R-1ヨーグルトという名称はこの乳酸菌に由来してつけられました。
前の項目で紹介したように、明治ブルガリアヨーグルトにはブルガリア菌2038株とサーモフィラス菌1131株が含まれています。
基本的な原材料は明治ブルガリアヨーグルトと同様で、生乳(国産)と乳製品です。
【参考サイト:株式会社明治 R-1商品ナインナップ、明治プロビオヨーグルトR-1プレーン(336g)】
秘密は乳酸菌!
株式会社明治は2014年以降、フランスに位置するパスツール研究所と1073R-1乳酸菌の共同研究を行ってきました。
パスツール研究所は生物学・医学の研究を行っているセンター機関です。
共同研究を重ねてきた実績とは?
共同研究にて、乳酸菌OLL1073R-1株(1073R-1乳酸菌)が生産する物質が、T細胞の働きを促すことが確認されました。
T細胞とは免疫細胞の一種であり、乳酸菌OLL1073R-1株によってインターフェロンγ(ガンマ)の分泌を促進したことが要因として考えられます。
インターフェロンγは腫瘍や病原体の排除を行う上で、重要な効果を発揮するとされているホルモン物質です。
実験方法は2種類のマウスを用意し、一方には乳酸菌OLL1073R-1株が作り出した成分を、もう片方には蒸留水を投与しました。
その結果、乳酸菌OLL1073R-1株を与えたマウスの方が、腸管にあるT細胞内のインターフェロンγを作り出す細胞の割合が、有意に高いことが確認されたのです。
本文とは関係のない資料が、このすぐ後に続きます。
def conv2d(x, pc, *, x2=None, cin=None, in_off=0, cin2=None, in2_off=0, stride=1, upsample=False, act="none",
           residual=None, res_off=0, out=None, out_off=0, out_mode=OUT_NHWC_BF16, plane_pitch=0, gn_stats=False, hilo=False,
           gn_prologue=None):
    require_cuda(x, x2, residual, out)
    assert x.dtype == act_dtype() and x.dim() == 4 and x.is_contiguous(), (x.dtype, act_dtype())
    assert pc.packed.dtype == x.dtype, "filter packed under another precision"
    B, H, W, pitch = x.shape
    cin = pitch - in_off if cin is None else cin
    split = pc.split
    _count_conv_flops(pc, B * H * W * (4 if upsample else 1) // (stride * stride))
    if hilo and pc.ksize == 1 and not split:
        assert x2 is None and stride == 1 and not upsample and out is None and cin == pc.cin and pc.w16 is not None
        return _conv1x1_ws(x, pc, cin, in_off, act, residual, res_off, None, 0, gn_stats, True)
    if _ws_eligible(pc, x, cin, in_off, x2, stride, upsample, out_mode, out, out_off, residual, res_off, gn_stats, hilo, gn_prologue):
        return _conv1x1_ws(x, pc, cin, in_off, act, residual, res_off, out, out_off, gn_stats, hilo)
    cin2_total = 0
    if split:
        assert x2 is None and not upsample and cin == pc.cin, (cin, pc.cin)
        assert pc.k_wrap != 2 or gn_prologue is None
    elif x2 is not None:
        assert x2.dtype == act_dtype() and x2.is_contiguous() and x2.shape[:3] == x.shape[:3]
        cin2_total = x2.shape[3] - in2_off if cin2 is None else cin2
    assert pc.cin == cin + cin2_total, (pc.cin, cin, cin2_total)
    IH, IW = (2 * H, 2 * W) if upsample else (H, W)
    OH, OW = ((IH + 1 - 3) // 2 + 1, (IW + 1 - 3) // 2 + 1) if stride == 2 else (IH, IW)
    if out is None:
        if out_mode in (OUT_NHWC_BF16, OUT_NHWC_F32):
            out = torch.empty(B, OH, OW, pc.cout, dtype=act_dtype() if out_mode == OUT_NHWC_BF16 else torch.float32, device=x.device)
        else:
            pp = plane_pitch or OH * OW
            dt = torch.float32 if out_mode == OUT_PLANAR_F32 else act_dtype()
            out = torch.empty(B, pc.cout, pp, dtype=dt, device=x.device)
            if pp > OH * OW:
                out[:, :, OH * OW:].zero_()
    assert out.is_contiguous()
    if (AUTO_COUT_TILE and pc.ksize == 3 and pc.cout > 64 and pc.cout_tile == 0 and not pc.subpixel and pc._src is not None
            and not hilo and gn_prologue is None):
        tile = conv_cout_tile(B, OH, OW, pc.cout)
        if tile == 32 and gn_stats:
            tile = 64
        if tile:
            if tile not in pc._tiles:
                pc._tiles[tile] = PackedConv(pc._src[0], pc._src[1], dgrad_pad=pc._src[2], cout_tile=tile)
            pc = pc._tiles[tile]
    d = _conv_desc(x, pc, cin, in_off)
    if x2 is not None:
        d.in2, d.Cin2, d.in2_pitch, d.in2_off = x2.data_ptr(), cin2_total, x2.shape[3], in2_off
    if out_mode in (OUT_NHWC_BF16, OUT_NHWC_F32):
        d.out_pitch = out.shape[3]
    else:
        d.out_pitch, d.plane_pitch = out.shape[1], out.shape[2]
    d.out, d.out_off = out.data_ptr(), out_off
    if residual is not None:
        assert residual.dtype == act_dtype() and residual.is_contiguous()
        d.residual, d.res_pitch, d.res_off = residual.data_ptr(), residual.shape[3], res_off
    out_lo = None
    if hilo:
        assert out_mode == OUT_NHWC_BF16 and out_off == 0 and out.shape[3] == pc.cout
        out_lo = getattr(out, "_lo", None)
        if out_lo is None:
            out_lo = torch.empty_like(out)
        d.out_lo = out_lo.data_ptr()
        rlo = getattr(residual, "_lo", None) if residual is not None else None
        if rlo is not None:
            assert rlo.shape == residual.shape and rlo.dtype == residual.dtype and rlo.is_contiguous()
            d.residual_lo = rlo.data_ptr()
    if gn_prologue is not None:
        coef, swish = gn_prologue
        assert coef.dtype == torch.float32 and coef.is_contiguous() and tuple(coef.shape) == (B, cin, 2)
        assert pc.ksize == 3 and stride == 1 and x2 is None and not upsample and not split and not hilo and in_off == 0
        d.gn_coef, d.gn_swish = coef.data_ptr(), int(bool(swish))
    assert not pc.subpixel or upsample, "a sub-pixel packed filter only implements the upsample conv"
    d.stride, d.upsample, d.act, d.out_mode = stride, (2 if pc.subpixel else int(bool(upsample))), ACT[act], out_mode
    lib = _lib.lib()
    gn = None
    if gn_stats:
        assert out_mode == OUT_NHWC_BF16 and pc.cout % 128 == 0 and out_off == 0 and out.shape[3] == pc.cout
        gn = _GnStats("glare_conv2d_upsample", (B, H, W, pc.cout), x.device) if pc.subpixel else _GnStats("glare_conv2d", (B, OH, OW, pc.cout), x.device)
        d.gn_partial = gn.partial.data_ptr()
    if LAUNCH_EVENTS is not None and pc.ksize == 3:
        opix = B * OH * OW
        esz = 2 if out_mode in (OUT_NHWC_BF16, OUT_PLANAR_BF16) else 4
        with _timed_launch("conv3x3_split" if split else "conv3x3", 2.0 * opix * 9 * pc.cin * pc.cout,
                           2.0 * B * H * W * pc.cin * (2 if split == 3 else 1) + esz * opix * pc.cout * (2 if hilo else 1)
                           + 2.0 * 9 * pc.cin * pc.cout * (split or 1)):
            check(lib.glare_conv2d_bf16(ctypes.byref(d), stream_handle()), "glare_conv2d_bf16")
    else:
        check(lib.glare_conv2d_bf16(ctypes.byref(d), stream_handle()), "glare_conv2d_bf16")
    if gn is not None:
        gn.reduce(out)
    if out_lo is not None:
        out._lo = out_lo
    return out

【参考サイト:株式会社明治 2018年プレスリリース、仏パスツール研究所との共同研究を拡大 乳酸菌OLL1073R-1株、NK細胞に加え、広範な免疫賦活能を示唆〜免疫の活性化に関わるホルモン様分子であるインターフェロンγの分泌をさまざまなT細胞で促進〜】
これからの研究に期待
前の項目で紹介したように、乳酸菌OLL1073R-1株がT細胞に作用していることが判明しました。
T細胞は獲得免疫にかかわる細胞であり、乳酸菌OLL1073R-1株は自然免疫に係わるNK細胞にもその働きを活発にする効果が確認されています。
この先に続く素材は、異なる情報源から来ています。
#ifdef SMM_PROFILE
#define SMM_PROF_DECL unsigned long long p_busy = 0, p_wait = 0, p_t0 = __builtin_readcyclecounter(), p_ph[4] = {0, 0, 0, 0}, p_mx = 0
#define SMM_BLOCK_BARRIER()                                                        \
    do {                                                                          \
        const unsigned long long t1 = __builtin_readcyclecounter();               \
        __syncthreads();                                                          \
        const unsigned long long t2 = __builtin_readcyclecounter();               \
        p_busy += t1 - p_t0; p_wait += t2 - t1; p_t0 = t2;                        \
    } while (0)
#define SMM_LDS_BARRIER()                                                          \
    do {                                                                          \
        const unsigned long long t1 = __builtin_readcyclecounter();               \
        smm_lds_barrier();                                                        \
        const unsigned long long t2 = __builtin_readcyclecounter();               \
        p_busy += t1 - p_t0; p_wait += t2 - t1;                                   \
        if (SMM_PROFILE == 2) { if (t2 - t1 < 150) { p_mx += 1; p_ph[jj & 3] += 1; p_ph[0] += (t1 - p_t0) << 20; } } \
        else { p_ph[jj & 3] += t1 - p_t0; p_mx = (t1 - p_t0 > p_mx) ? t1 - p_t0 : p_mx; } \
        p_t0 = t2;                                                                \
    } while (0)
#define SMM_PROF_OUT()                                                            \
    if (blockIdx.x == 0 && lane == 0) {                                           \
        unsigned long long *pp = reinterpret_cast<unsigned long long *>(a.err);   \
        pp[8 + w] = p_busy; pp[24 + w] = p_wait; pp[7] = (unsigned long long)J;   \
        if (BAND) { pp[16 + w] = p_mx; for (int ph = 0; ph < 4; ++ph) pp[32 + 4 * w + ph] = p_ph[ph]; } \
    }
#else
#define SMM_PROF_DECL do { } while (0)
#define SMM_BLOCK_BARRIER() __syncthreads()
#define SMM_LDS_BARRIER() smm_lds_barrier()
#define SMM_PROF_OUT() do { } while (0)
#endif

__device__ __forceinline__ void smm_lds_barrier()
{
    asm volatile("s_waitcnt lgkmcnt(0)\n\ts_barrier" ::: "memory");
}

#ifndef SMM_B
#define SMM_B 4
#endif
#ifndef SMM_D
#define SMM_D 1
#endif
#ifndef SMM_MOVER_STATES
#define SMM_MOVER_STATES 0
#endif
#ifndef SMM_CHAIN_DUAL
#define SMM_CHAIN_DUAL 1
#endif
#ifndef SMM_ABLATE
#define SMM_ABLATE 0
#endif
#ifndef SMM_SPEC
#define SMM_SPEC 1
#endif
#ifndef SMM_PIPE0_ALWAYS
#define SMM_PIPE0_ALWAYS 0
#endif
#ifndef SMM_SPEC8
#define SMM_SPEC8 0
#endif
#ifndef SMM_DOM_SPARSE
#define SMM_DOM_SPARSE 3
#endif
#ifndef SMM_ANCHOR
#define SMM_ANCHOR 0
#endif
#ifndef SMM_BAND_ALLWIT
#define SMM_BAND_ALLWIT 1
#endif
#ifndef SMM_HQ_ALWAYS
#define SMM_HQ_ALWAYS 0
#endif
#ifndef SMM_B8_R
#define SMM_B8_R 4
#endif

__device__ __forceinline__ void smm_best3(double &v, int &k, int &c, double v2, int k2, int c2)
{
    bool take = (v2 > v) || (v2 == v && (k2 < k || (k2 == k && c2 < c)));
    if (take) { v = v2; k = k2; c = c2; }
}

__device__ __forceinline__ void smm_wave_best3(double &v, int &k, int &c)
{
#pragma unroll
    for (int off = 32; off >= 1; off >>= 1) {
        double v2 = __shfl_xor(v, off);
        int k2 = __shfl_xor(k, off);
        int c2 = __shfl_xor(c, off);
        smm_best3(v, k, c, v2, k2, c2);
    }
}

template <int R>
__device__ __forceinline__ void smm_push(double (&A)[R], double (&L)[R], double hs, int u)
{
#pragma unroll
    for (int r0 = 0; r0 < R; r0 += 4) {
        double tq[4];
#pragma unroll
        for (int q = 0; q < 4; ++q)
            if (r0 + q < R) tq[q] = hs + L[(r0 + q - u + R) % R];
#pragma unroll
        for (int q = 0; q < 4; ++q)
            if (r0 + q < R) A[r0 + q] = smm_fmax(A[r0 + q], tq[q]);
    }
    L[(2 * R - 1 - u) % R] = smm_wave_ror1(L[(2 * R - 1 - u) % R]);
}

乳酸菌OLL1073R-1株が免疫を構成する、自然免疫と獲得免疫の両方に影響をもたらしていることから、風邪の罹患リスクの軽減効果に寄与するのではないかと期待されています。
また唾液に含まれる抗菌・抗ウイルス活性を有している、物質の分泌促進作用も期待されており、様々な健康に影響する要素を有しているのではないかと考えられているのです。
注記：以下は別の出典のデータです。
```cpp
__global__ void k_hmc_status(const int* __restrict__ info, const double* __restrict__ scal, int* __restrict__ bad,
                             int* __restrict__ failed, int B) {
    const int z = blockIdx.x * blockDim.x + threadIdx.x;
    if (z >= B) return;
    const double v0 = scal[(size_t)z * 16 + 8], v1 = scal[(size_t)z * 16 + 9];
    const int b = (info[z] != 0 || !isfinite(v0) || !isfinite(v1)) ? 1 : 0;
    bad[z] = b;
    if (failed && b) failed[z] = 1;
}

__global__ __launch_bounds__(256) void k_hmc_kick_drift(double* __restrict__ p, const double* __restrict__ g, double* __restrict__ q,
                                                         const int* __restrict__ bad, double c, double eps, int drift, long long P) {
    const int z = blockIdx.y;
    const long long i = (long long)blockIdx.x * 256 + threadIdx.x;
    if (i >= P) return;
    const size_t o = (size_t)z * P + i;
    double pv = p[o];
    if (!bad[z]) {
        const double t = c * g[o];
        pv = pv - t;
        p[o] = pv;
// ... 581 lines not shown
```

Before: 1693.

## Extend Schur-complement factorization to the gradient path with block inverse assembly

The gradient evaluation now uses the Schur-complement split already used for value-only evaluation: a Cholesky of the N×N block plus a Cholesky of the (M-1)N Schur complement, instead of a full nN Cholesky. The full inverse needed by the adjoint is then assembled blockwise from the small-block inverse, the Schur inverse via syrk, and two batched GEMMs plus custom kernels. The intent is to cut the cubic factorization and inverse cost. The price is extra workspace and more kernel launches, and the gradient path now relies on new, more complex inverse-assembly code. It is on by default.

```diff
diff --git a/nonstationary_multivariate_gaussian_process_amd/csrc/nmgp_api.hip b/nonstationary_multivariate_gaussian_process_amd/csrc/nmgp_api.hip
--- a/nonstationary_multivariate_gaussian_process_amd/csrc/nmgp_api.hip
+++ b/nonstationary_multivariate_gaussian_process_amd/csrc/nmgp_api.hip
@@ -168,7 +168,8 @@
     free_priors(c);
     {
         double** bp[] = {&c->b_pars, &c->b_ell, &c->b_Lv, &c->b_S, &c->b_z, &c->b_R, &c->b_scal, &c->b_q,
-                         &c->b_S2, &c->b_Sinv, &c->b_alpha, &c->b_part, &c->b_grad, &c->b_R2, &c->b_tr, &c->b_u, &c->b_schur};
+                         &c->b_S2, &c->b_Sinv, &c->b_alpha, &c->b_part, &c->b_grad, &c->b_R2, &c->b_tr, &c->b_u, &c->b_schur,
+                         &c->b_schur_g};
         c->b_grad_ready = false;
         c->b_multi = false;
         if (c->b_x) hipFree(c->b_x);
@@ -186,7 +187,7 @@
         if (c->b_info) hipFree(c->b_info);
         if (c->b_info2) hipFree(c->b_info2);
         c->b_info = c->b_info2 = nullptr;
-        c->b_schur_stride = 0;
+        c->b_schur_stride = c->b_schur_g_stride = 0;
         c->batch = 0;
     }
 }
@@ -221,6 +222,7 @@
     }
     if (const char* e = std::getenv("NMGP_SEP")) c->sep_algo = (std::strcmp(e, "eig") == 0) ? 0 : 1;
     if (const char* e = std::getenv("NMGP_SVC_SCHUR")) c->svc_schur = std::atoi(e) != 0 ? 1 : 0;
+    if (const char* e = std::getenv("NMGP_SVC_SCHUR_GRAD")) c->svc_schur_grad = std::atoi(e) != 0 ? 1 : 0;
     {
         int lo = 0, hi = 0;
         hipDeviceGetStreamPriorityRange(&lo, &hi);
@@ -669,8 +671,8 @@
     double** ptrs[] = {&c->b_pars, &c->b_ell, &c->b_Lv, &c->b_S, &c->b_z, &c->b_R, &c->b_scal, &c->b_q,
                        &c->b_S2, &c->b_Sinv, &c->b_alpha, &c->b_part, &c->b_grad, &c->b_R2, &c->b_tr,
                        &c->b_mom, &c->b_q0, &c->b_g0, &c->b_am, &c->b_av, &c->b_minv, &c->b_vel, &c->b_mchol, &c->b_kin,
-                       &c->b_mU, &c->b_mw, &c->b_mc, &c->b_u, &c->b_schur};
-    c->b_schur_stride = 0;
+                       &c->b_mU, &c->b_mw, &c->b_mc, &c->b_u, &c->b_schur, &c->b_schur_g};
+    c->b_schur_stride = c->b_schur_g_stride = 0;
     c->b_mass_kind = 0;
     c->b_mrank = 0;
     c->b_cps = 1;
@@ -849,7 +851,8 @@
 }
 
 static bool schur_selected(const nmgp_ctx* c, int want_grad) {
-    if (want_grad || c->M < 2 || c->svc_schur == 0) return false;
+    if (c->M < 2 || c->svc_schur == 0) return false;
+    if (want_grad) return c->svc_schur_grad != 0;
     return true;
 }
 
@@ -919,6 +922,137 @@
         chol_logdet_quad(s, Sp, ldP, n1, w1, c->b_scal + 4, c->b_scal + 5, B, bs, 16);
         svc_schur_combine(s, c->b_Lv, N, M, c->b_scal, 16, c->b_info, c->b_info2, B);
     }
+    return 0;
+}
+
+struct SchurGrad {
+    double* base;
+    long long bs;
+    int ldA, ldP, ldw, xpadA, xoffA, xpadP, xoffP;
+    size_t offP, offNi, offW, offZp, offTE, offT;
+};
+
+static int schur_grad_layout(nmgp_ctx* c, SchurGrad* g) {
+    const size_t N = c->N, n = c->n, n1 = n - N, B = c->batch;
+    auto r64 = [](size_t v) { return (v + 63) / 64 * 64; };
+    g->xpadA = (int)((N + 1) & 1);
+    g->xoffA = (int)N + 1 + g->xpadA;
+    g->xpadP = (int)((n1 + 1) & 1);
+    g->xoffP = (int)n1 + 1 + g->xpadP;
+    g->ldA = (int)nmgp_ld(2 * N + 2);
+    g->ldP = (int)nmgp_ld(2 * n1 + 2);
+    g->ldw = (int)nmgp_ld(N);
+    const size_t sq = r64((size_t)g->ldw * N);
+    g->offP = r64((size_t)g->ldA * N);
+    g->offNi = r64(g->offP + (size_t)g->ldP * n1);
+    g->offW = g->offNi + sq;
+    g->offZp = g->offW + r64((size_t)g->ldw * n1);
+    g->offTE = g->offZp + sq;
+    g->offT = g->offTE + sq;
+    const size_t need = g->offT + r64(N);
+    const size_t bsS = nmgp_ld(2 * n + 2) * n;
+    if (need <= bsS) {
+        g->base = c->b_S2;
+        g->bs = (long long)bsS;
+        return 0;
+    }
+    if (c->b_schur_g_stride != need) {
+        NMGP_TRY(nmgp_dev_alloc(c, &c->b_schur_g, B * need));
+        c->b_schur_g_stride = need;
+    }
+    g->base = c->b_schur_g;
+    g->bs = (long long)need;
+    return 0;
+}
+
+static int svc_batch_grad_schur(nmgp_ctx* c, const double* xs, int xstride, const double* ys, long long ystride, int cps) {
+    const int N = c->N, M = c->M, n = c->n, B = c->batch, n1 = (M - 1) * N;
+    const long long P = c->P_svc;
+    SchurGrad g;
+    NMGP_TRY(schur_grad_layout(c, &g));
+    const long long bs = g.bs, ps = (long long)n * ((n + 255) / 256);
+    double* A = g.base;
+    double* Sp = g.base + g.offP;
+    double* w = c->b_z;
+    double* w1 = c->b_z + (size_t)B * N;
+    const double* tse = c->b_pars + (P - 1);
+    hipStream_t s = c->stream;
+    HIP_TRY(c, hipMemsetAsync(c->b_info2, 0, (size_t)B * sizeof(int), s));
+    {
+        StageScope sp(c, NMGP_STAGE_COV);
+        svc_prep(s, c->b_pars, N, M, c->b_ell, c->b_Lv, B);
+        int r = svc_schur_a(s, xs, c->b_ell, c->b_Lv, tse, ys, A, g.ldA, g.xpadA, N, M, B, bs, xstride, ystride, cps);
+        if (r) return nmgp_fail(c, r, "unsupported number of outputs M=%d", M);
+    }
+    {
+        StageScope sp(c, NMGP_STAGE_CHOL);
+        nmgp_potrf(c, A, g.ldA, N, 1 + g.xpadA, N, c->b_info, B, bs, 1);
+    }
+    {
+        StageScope sp(c, NMGP_STAGE_SOLVE);
+        get_row(s, A, g.ldA, N, w, N, B, bs, N);
+        tri_gemv_upper(s, A + g.xoffA, g.ldA, N, w, c->b_u, c->b_part, B, bs, ps);
+    }
+    {
+        StageScope sp(c, NMGP_STAGE_REDUCE);
+        chol_logdet_quad(s, A, g.ldA, N, w, c->b_scal + 2, c->b_scal + 3, B, bs, 16);
+    }
+    {
+        StageScope sp(c, NMGP_STAGE_INVERSE);
+        SchurEpi e{xs, c->b_ell, c->b_Lv, tse, ys, c->b_u, Sp, g.ldP, N, xstride, cps, ystride, bs};
+        e.Ai = g.base + g.offNi;
+        e.ldi = g.ldw;
+        int r = syrk_schur(s, A + g.xoffA, g.ldA, N, M, B, e);
+        if (r) return nmgp_fail(c, r, "unsupported number of outputs M=%d", M);
+    }
+    {
+        StageScope sp(c, NMGP_STAGE_CHOL);
+        identity_rows(s, Sp, g.ldP, n1 + 1, n1, g.xpadP, B, bs);
+        nmgp_potrf(c, Sp, g.ldP, n1, 1 + g.xpadP, n1, c->b_info2, B, bs, 1);
+    }
+    {
+        StageScope sp(c, NMGP_STAGE_SOLVE);
+        get_row(s, Sp, g.ldP, n1, w1, n1, B, bs, n1);
+        tri_gemv_upper(s, Sp + g.xoffP, g.ldP, n1, w1, c->b_alpha + N, c->b_part, B, bs, ps, n);
+    }
+    {
+        StageScope sp(c, NMGP_STAGE_REDUCE);
+        chol_logdet_quad(s, Sp, g.ldP, n1, w1, c->b_scal + 4, c->b_scal + 5, B, bs, 16);
+        svc_schur_combine(s, c->b_Lv, N, M, c->b_scal, 16, c->b_info, c->b_info2, B);
+    }
+    return 0;
+}
+
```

【参考サイト:株式会社明治 2018年プレスリリース、仏パスツール研究所との共同研究を拡大 乳酸菌OLL1073R-1株、NK細胞に加え、広範な免疫賦活能を示唆〜免疫の活性化に関わるホルモン様分子であるインターフェロンγの分泌をさまざまなT細胞で促進〜】
まとめ
株式会社明治が販売しているブルガリアヨーグルトの魅力やR-1ヨーグルトとの違い、R-1ヨーグルトに含まれる乳酸菌の効果などを解説してきました。
明治ブルガリアヨーグルトとR-1ヨーグルトの違いについて、理解を深められたのではないでしょうか。
R-1ヨーグルトってブルガリアヨーグルトと何が違うの?をまとめると
・R-1ヨーグルトとブルガリアヨーグルトの違いは、含まれる乳酸菌の種類である。ブルガリアヨーグルトにはブルガリア菌とサーモフィラス菌が配合されている
・R-1ヨーグルトには1073R-1乳酸菌が含まれており、獲得免疫の働きを有しているT細胞の活性を向上させる効果がある
・今後1073R-1乳酸菌には風邪の罹患リスク軽減や、唾液中の抗菌・抗ウイルス活性を有している物質の分泌促進効果が期待されている
ということがあります。
明治ブルガリアヨーグルト・R-1ヨーグルトは私たちの体に有用な効果をもたらす一方で、摂取しすぎると逆に健康を損なう可能性があります。
また甘味料入りのヨーグルトには糖質の過剰摂取のリスクがあるため、商品選びにも気を配りたいところです。
摂り過ぎには注意しつつ、明治ブルガリアヨーグルトやR-1ヨーグルトを日々の介護に活用していきましょう。